PROMPT => The lines below starting at the line containing "(warp == NT_W_TMA)" and ending at the line containing "NT_TILE, &a.tbl, kc * NT_KC, 0, &bar_b);" are to be repeated exactly, with both ends kept and nothing else added.

(Extracted records)
=== Begin Enclosure ===
+constexpr int TS_SLOTS = 4;
+template <class Epi>
+__global__ void __launch_bounds__(NT_THREADS, 1) k_gemm_nt_tma_ts(const __grid_constant__ NtArgs a, const __grid_constant__ Epi epi) {
+  using namespace tc;
+  extern __shared__ __align__(1024) uint8_t smem_raw[];
+  uint8_t* sm = smem_raw + ((1024u - (smem_u32(smem_raw) & 1023u)) & 1023u);
+  __shared__ uint64_t bar_tma[NT_MAXS], bar_rfree[NT_MAXS], bar_afull[TS_SLOTS], bar_afree[TS_SLOTS], bar_b, bar_acc_full[2], bar_acc_free[2];
+  __shared__ uint32_t tmem_base_s;
+  const int tid = threadIdx.x, warp = tid >> 5, lane = tid & 31;
+  const int ns = a.ns;
+  const int nchunks = (a.K + NT_KC - 1) / NT_KC;
+  const int ntn = (a.N + 127) / 128;
+  const long long ntiles = ((a.M + 127) / 128) * ntn;
+  const int stage_bytes = a.resident ? NT_TILE : 3 * NT_TILE;
+  uint8_t* bres = sm;
+  uint8_t* stages = sm + (a.resident ? nchunks * 2 * NT_TILE : 0);
+  if (tid == 0) {
+    for (int s = 0; s < ns; ++s) {
+      mbar_init(&bar_tma[s], 1);
+      mbar_init(&bar_rfree[s], a.resident ? NT_CONV : NT_CONV + 1);
+    }
+    for (int s = 0; s < TS_SLOTS; ++s) {
+      mbar_init(&bar_afull[s], NT_CONV);
+      mbar_init(&bar_afree[s], 1);
+    }
+    mbar_init(&bar_b, 1);
+    for (int b = 0; b < 2; ++b) {
+      mbar_init(&bar_acc_full[b], 1);
+      mbar_init(&bar_acc_free[b], 128);
+    }
+    fence_barrier_init();
+  }
+  if (warp == NT_W_MMA) tmem_alloc(&tmem_base_s, 512);
+  tc_fence_before();
+  __syncthreads();
+  tc_fence_after();
+  const uint32_t tmem = tmem_base_s;
+  const uint32_t tmem_a = tmem + 256;
+
+  if (warp < NT_W_TMA) {
+    const int q = warp & 3, half = warp >> 2;
+    const int r = q * 32 + lane;
+    const uint32_t tl = tmem_a + ((uint32_t)(q * 32) << 16) + 16 * half;
+    long long gc = 0;
+    for (long long tile = blockIdx.x; tile < ntiles; tile += gridDim.x) {
+      for (int kc = 0; kc < nchunks; ++kc, ++gc) {
+        const int s = (int)(gc % ns), sl = (int)(gc % TS_SLOTS);
+        mbar_wait(&bar_tma[s], (uint32_t)((gc / ns) & 1));
+        const uint8_t* rw = stages + (size_t)s * stage_bytes + r * 128;
+        uint32_t hi[16], lo[16];
+#pragma unroll
+        for (int c = 0; c < 4; ++c) {
+          float4 v = *reinterpret_cast<const float4*>(rw + (((half * 4 + c) ^ (r & 7)) << 4));
+          if (Epi::relu_a) v = make_float4(fmaxf(v.x, 0.f), fmaxf(v.y, 0.f), fmaxf(v.z, 0.f), fmaxf(v.w, 0.f));
+          float4 h, l;
+          split4(v, h, l);
+          hi[4 * c] = __float_as_uint(h.x); hi[4 * c + 1] = __float_as_uint(h.y); hi[4 * c + 2] = __float_as_uint(h.z); hi[4 * c + 3] = __float_as_uint(h.w);
+          lo[4 * c] = __float_as_uint(l.x); lo[4 * c + 1] = __float_as_uint(l.y); lo[4 * c + 2] = __float_as_uint(l.z); lo[4 * c + 3] = __float_as_uint(l.w);
+        }
+        if ((hi[0] | hi[4] | hi[8] | hi[12]) == 0x7FC0DEADu) __nanosleep(1);
+        mbar_arrive(&bar_rfree[s]);
+        if (gc >= TS_SLOTS) {
+          mbar_wait(&bar_afree[sl], (uint32_t)((gc / TS_SLOTS - 1) & 1));
+          tc_fence_after();
+        }
+        tmem_st16(tl + 64 * sl, hi);
+        tmem_st16(tl + 64 * sl + 32, lo);
+        tmem_st_wait();
+        tc_fence_before();
+        mbar_arrive(&bar_afull[sl]);
+      }
+    }
+  } else if (warp == NT_W_TMA) {
+    if (lane == 0) {
+      tmap_prefetch(&a.ta);
+      tmap_prefetch(&a.tbh);
+      tmap_prefetch(&a.tbl);
+      if (a.resident) {
+        mbar_arrive_expect_tx(&bar_b, (uint32_t)(nchunks * 2 * NT_TILE));
+        for (int kc = 0; kc < nchunks; ++kc) {
+          tma_2d(bres + (size_t)kc * 2 * NT_TILE, &a.tbh, kc * NT_KC, 0, &bar_b);
+          tma_2d(bres + (size_t)kc * 2 * NT_TILE + NT_TILE, &a.tbl, kc * NT_KC, 0, &bar_b);
+        }
+      }
+      long long gc = 0;
+      for (long long tile = blockIdx.x; tile < ntiles; tile += gridDim.x) {
+        const int m0 = (int)((tile / ntn) * 128), n0 = (int)(tile % ntn) * 128;
+        for (int kc = 0; kc < nchunks; ++kc, ++gc) {
+          const int s = (int)(gc % ns);
+          if (gc >= ns) mbar_wait(&bar_rfree[s], (uint32_t)((gc / ns - 1) & 1));
+          uint8_t* st = stages + (size_t)s * stage_bytes;
+          mbar_arrive_expect_tx(&bar_tma[s], (uint32_t)stage_bytes);
+          tma_2d(st, &a.ta, kc * NT_KC, m0, &bar_tma[s]);
+          if (!a.resident) {
+            tma_2d(st + NT_TILE, &a.tbh, kc * NT_KC, n0, &bar_tma[s]);
+            tma_2d(st + 2 * NT_TILE, &a.tbl, kc * NT_KC, n0, &bar_tma[s]);
+          }
+        }
+      }
+    }
+  } else if (warp == NT_W_MMA) {
+    const uint32_t bres0 = smem_u32(bres), stage0 = smem_u32(stages);
+    if (a.resident) mbar_wait(&bar_b, 0);
+    long long gc = 0, li = 0;
+    for (long long tile = blockIdx.x; tile < ntiles; tile += gridDim.x, ++li) {
+      const int nt = min(128, a.N - (int)(tile % ntn) * 128);
+      const uint32_t idesc = make_idesc(FMT_TF32, 128, nt, 0, 0);
+      const int buf = (int)(li & 1);
+      if (li >= 2) {
+        mbar_wait(&bar_acc_free[buf], (uint32_t)((li / 2 - 1) & 1));
+        tc_fence_after();
+      }
+      for (int kc = 0; kc < nchunks; ++kc, ++gc) {
+        const int sl = (int)(gc % TS_SLOTS);
+        mbar_wait(&bar_afull[sl], (uint32_t)((gc / TS_SLOTS) & 1));
+        tc_fence_after();
+        if (lane == 0) {
+          const uint32_t ah = tmem_a + 64 * sl, al = ah + 32;
+          const int s = (int)(gc % ns);
+          const uint32_t bt = a.resident ? bres0 + kc * 2 * NT_TILE : stage0 + s * stage_bytes + NT_TILE;
+#pragma unroll
+          for (int p = 0; p < 3; ++p) {
+            const uint32_t ap = (p == 1) ? al : ah, bp = bt + (p == 2 ? NT_TILE : 0);
+#pragma unroll
+            for (int k = 0; k < NT_KC / 8; ++k)
+              umma_ts_tf32(tmem + buf * 128, ap + 8 * k, make_desc(bp + k * 32, 16, 1024, LAYOUT_SW128), idesc,
+                           (kc > 0 || p > 0 || k > 0) ? 1u : 0u);
+          }
+          umma_commit(&bar_afree[sl]);
+          if (!a.resident) umma_commit(&bar_rfree[s]);
+          if (kc + 1 == nchunks) umma_commit(&bar_acc_full[buf]);
+        }
+        __syncwarp();
+      }
+    }
+    tc_fence_before();
+  } else {
+    const int r = (warp & 3) * 32 + lane;
+    const uint32_t tlane = tmem + ((uint32_t)((warp & 3) * 32) << 16);
+    typename Epi::Acc acc{};
+    long long li = 0;
+    for (long long tile = blockIdx.x; tile < ntiles; tile += gridDim.x, ++li) {
+      const int buf = (int)(li & 1);
+      const int n0 = (int)(tile % ntn) * 128;
+      const long long row = (tile / ntn) * 128 + r;
+      mbar_wait(&bar_acc_full[buf], (uint32_t)((li / 2) & 1));
+      tc_fence_after();
+      epi.tile(acc, tlane + buf * 128, row, row < a.M, n0, min(128, a.N - n0));
+      tc_fence_before();
+      mbar_arrive(&bar_acc_free[buf]);
+    }
+    epi.finish(acc, r);
+  }
+  __syncthreads();
+  if (warp == NT_W_MMA) tmem_dealloc(tmem, 512);
+}
+
+template <class Epi>
+int launch_gemm_nt_ts(const float* A, long long lda, const float* Bt, long long ldb, long long M, int N, int K, float* scratch,
+                      const Epi& epi, const char* name, cudaStream_t st, int* grid = nullptr) {
+  NtArgs a{};
+  size_t smem = 0;
+  int g = 0;
+  if (prepare_gemm_nt_tma(&a, &smem, &g, A, lda, Bt, ldb, M, N, K, scratch, st)) return -1;
+  REGT_CUDA(cudaFuncSetAttribute(k_gemm_nt_tma_ts<Epi>, cudaFuncAttributeMaxDynamicSharedMemorySize, (int)smem));
+  k_gemm_nt_tma_ts<Epi><<<g, NT_THREADS, smem, st>>>(a, epi);
+  REGT_LAUNCHED(name, st);
+  if (grid) *grid = g;
+  return 0;
+}
+
+}
diff --git a/regt-gcn_b200/csrc/gemm_tma.cu b/regt-gcn_b200/csrc/gemm_tma.cu
--- a/regt-gcn_b200/csrc/gemm_tma.cu
+++ b/regt-gcn_b200/csrc/gemm_tma.cu
@@ -1,36 +1,14 @@
 #include <cuda.h>
 
-#include "cell_tc.cuh"
+#include "gemm_nt_ts.cuh"
 
 namespace regt {
 using namespace tc;
 
 namespace {
-constexpr int KC = 32;
-constexpr int TILE = 128 * 128;
-constexpr int MAXS = 6;
-constexpr int SMEM_BUDGET = 227 * 1024 - 1024;
-
-__device__ __forceinline__ uint32_t tf32_rn(float a) {
-  uint32_t u;
-  asm("cvt.rna.tf32.f32 %0, %1;" : "=r"(u) : "f"(a));
-  return u;
-}
-__device__ __forceinline__ void split4(const float4 v, float4& hi, float4& lo) {
-  hi.x = __uint_as_float(tf32_rn(v.x)); hi.y = __uint_as_float(tf32_rn(v.y));
-  hi.z = __uint_as_float(tf32_rn(v.z)); hi.w = __uint_as_float(tf32_rn(v.w));
-  lo.x = v.x - hi.x; lo.y = v.y - hi.y; lo.z = v.z - hi.z; lo.w = v.w - hi.w;
-}
-__device__ __forceinline__ void tma_2d(void* dst, const CUtensorMap* map, int c0, int c1, uint64_t* bar) {
-  asm volatile(
-      "cp.async.bulk.tensor.2d.shared::cluster.global.tile.mbarrier::complete_tx::bytes [%0], [%1, {%2, %3}], [%4];" ::"r"(
-          smem_u32(dst)),
-      "l"(reinterpret_cast<uint64_t>(map)), "r"(c0), "r"(c1), "r"(smem_u32(bar))
-      : "memory");
-}
-__device__ __forceinline__ void tmap_prefetch(const CUtensorMap* map) {
-  asm volatile("prefetch.tensormap [%0];" ::"l"(reinterpret_cast<uint64_t>(map)) : "memory");
-}
+constexpr int KC = NT_KC;
+constexpr int TILE = NT_TILE;
+constexpr int SMEM_BUDGET = NT_SMEM_BUDGET;
 
 typedef CUresult (*EncodeFn)(CUtensorMap*, CUtensorMapDataType, cuuint32_t, void*, const cuuint64_t*, const cuuint64_t*,
                              const cuuint32_t*, const cuuint32_t*, CUtensorMapInterleave, CUtensorMapSwizzle,
@@ -70,190 +48,33 @@
   lo[i] = v - h;
 }
 
-struct NtArgs {
-  CUtensorMap ta, tbh, tbl;
+struct NtStore {
+  static constexpr bool relu_a = false;
+  struct Acc {};
   float* C;
-  long long M, ldc;
-  int N, K;
-  int resident;
-  int ns;
+  long long ldc;
+  __device__ __forceinline__ void tile(Acc&, uint32_t t, long long row, bool ok, int n0, int nt) const {
+    float* cp = C + (ok ? row : 0) * ldc + n0;
+    for (int c0 = 0; c0 < nt; c0 += 32) {
+      float v[32];
+      if (c0 + 32 <= nt) {
+        tc::tmem_ld32(t + c0, v);
+      } else {
+        float u[16];
+        tc::tmem_ld16(t + c0, u);
+#pragma unroll
+        for (int j = 0; j < 16; ++j) v[j] = u[j];
+      }
+      if (ok) {
+        const int w = min(32, nt - c0);
+#pragma unroll
+        for (int j = 0; j < 32; j += 4)
+          if (j < w) *reinterpret_cast<float4*>(cp + c0 + j) = make_float4(v[j], v[j + 1], v[j + 2], v[j + 3]);
+      }
+    }
+  }
+  __device__ __forceinline__ void finish(Acc&, int) const {}
 };
-constexpr int NT_CONV = 256;
-constexpr int NT_W_TMA = NT_CONV / 32;
-constexpr int NT_W_MMA = NT_W_TMA + 1;
-constexpr int NT_W_EPI = NT_W_MMA + 1;
-constexpr int NT_THREADS = (NT_W_EPI + 4) * 32;
-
=== End Enclosure ===
EXERCISE SOLUTION =>
+  } else if (warp == NT_W_TMA) {
+    if (lane == 0) {
+      tmap_prefetch(&a.ta);
+      tmap_prefetch(&a.tbh);
+      tmap_prefetch(&a.tbl);
+      if (a.resident) {
+        mbar_arrive_expect_tx(&bar_b, (uint32_t)(nchunks * 2 * NT_TILE));
+        for (int kc = 0; kc < nchunks; ++kc) {
+          tma_2d(bres + (size_t)kc * 2 * NT_TILE, &a.tbh, kc * NT_KC, 0, &bar_b);
+          tma_2d(bres + (size_t)kc * 2 * NT_TILE + NT_TILE, &a.tbl, kc * NT_KC, 0, &bar_b);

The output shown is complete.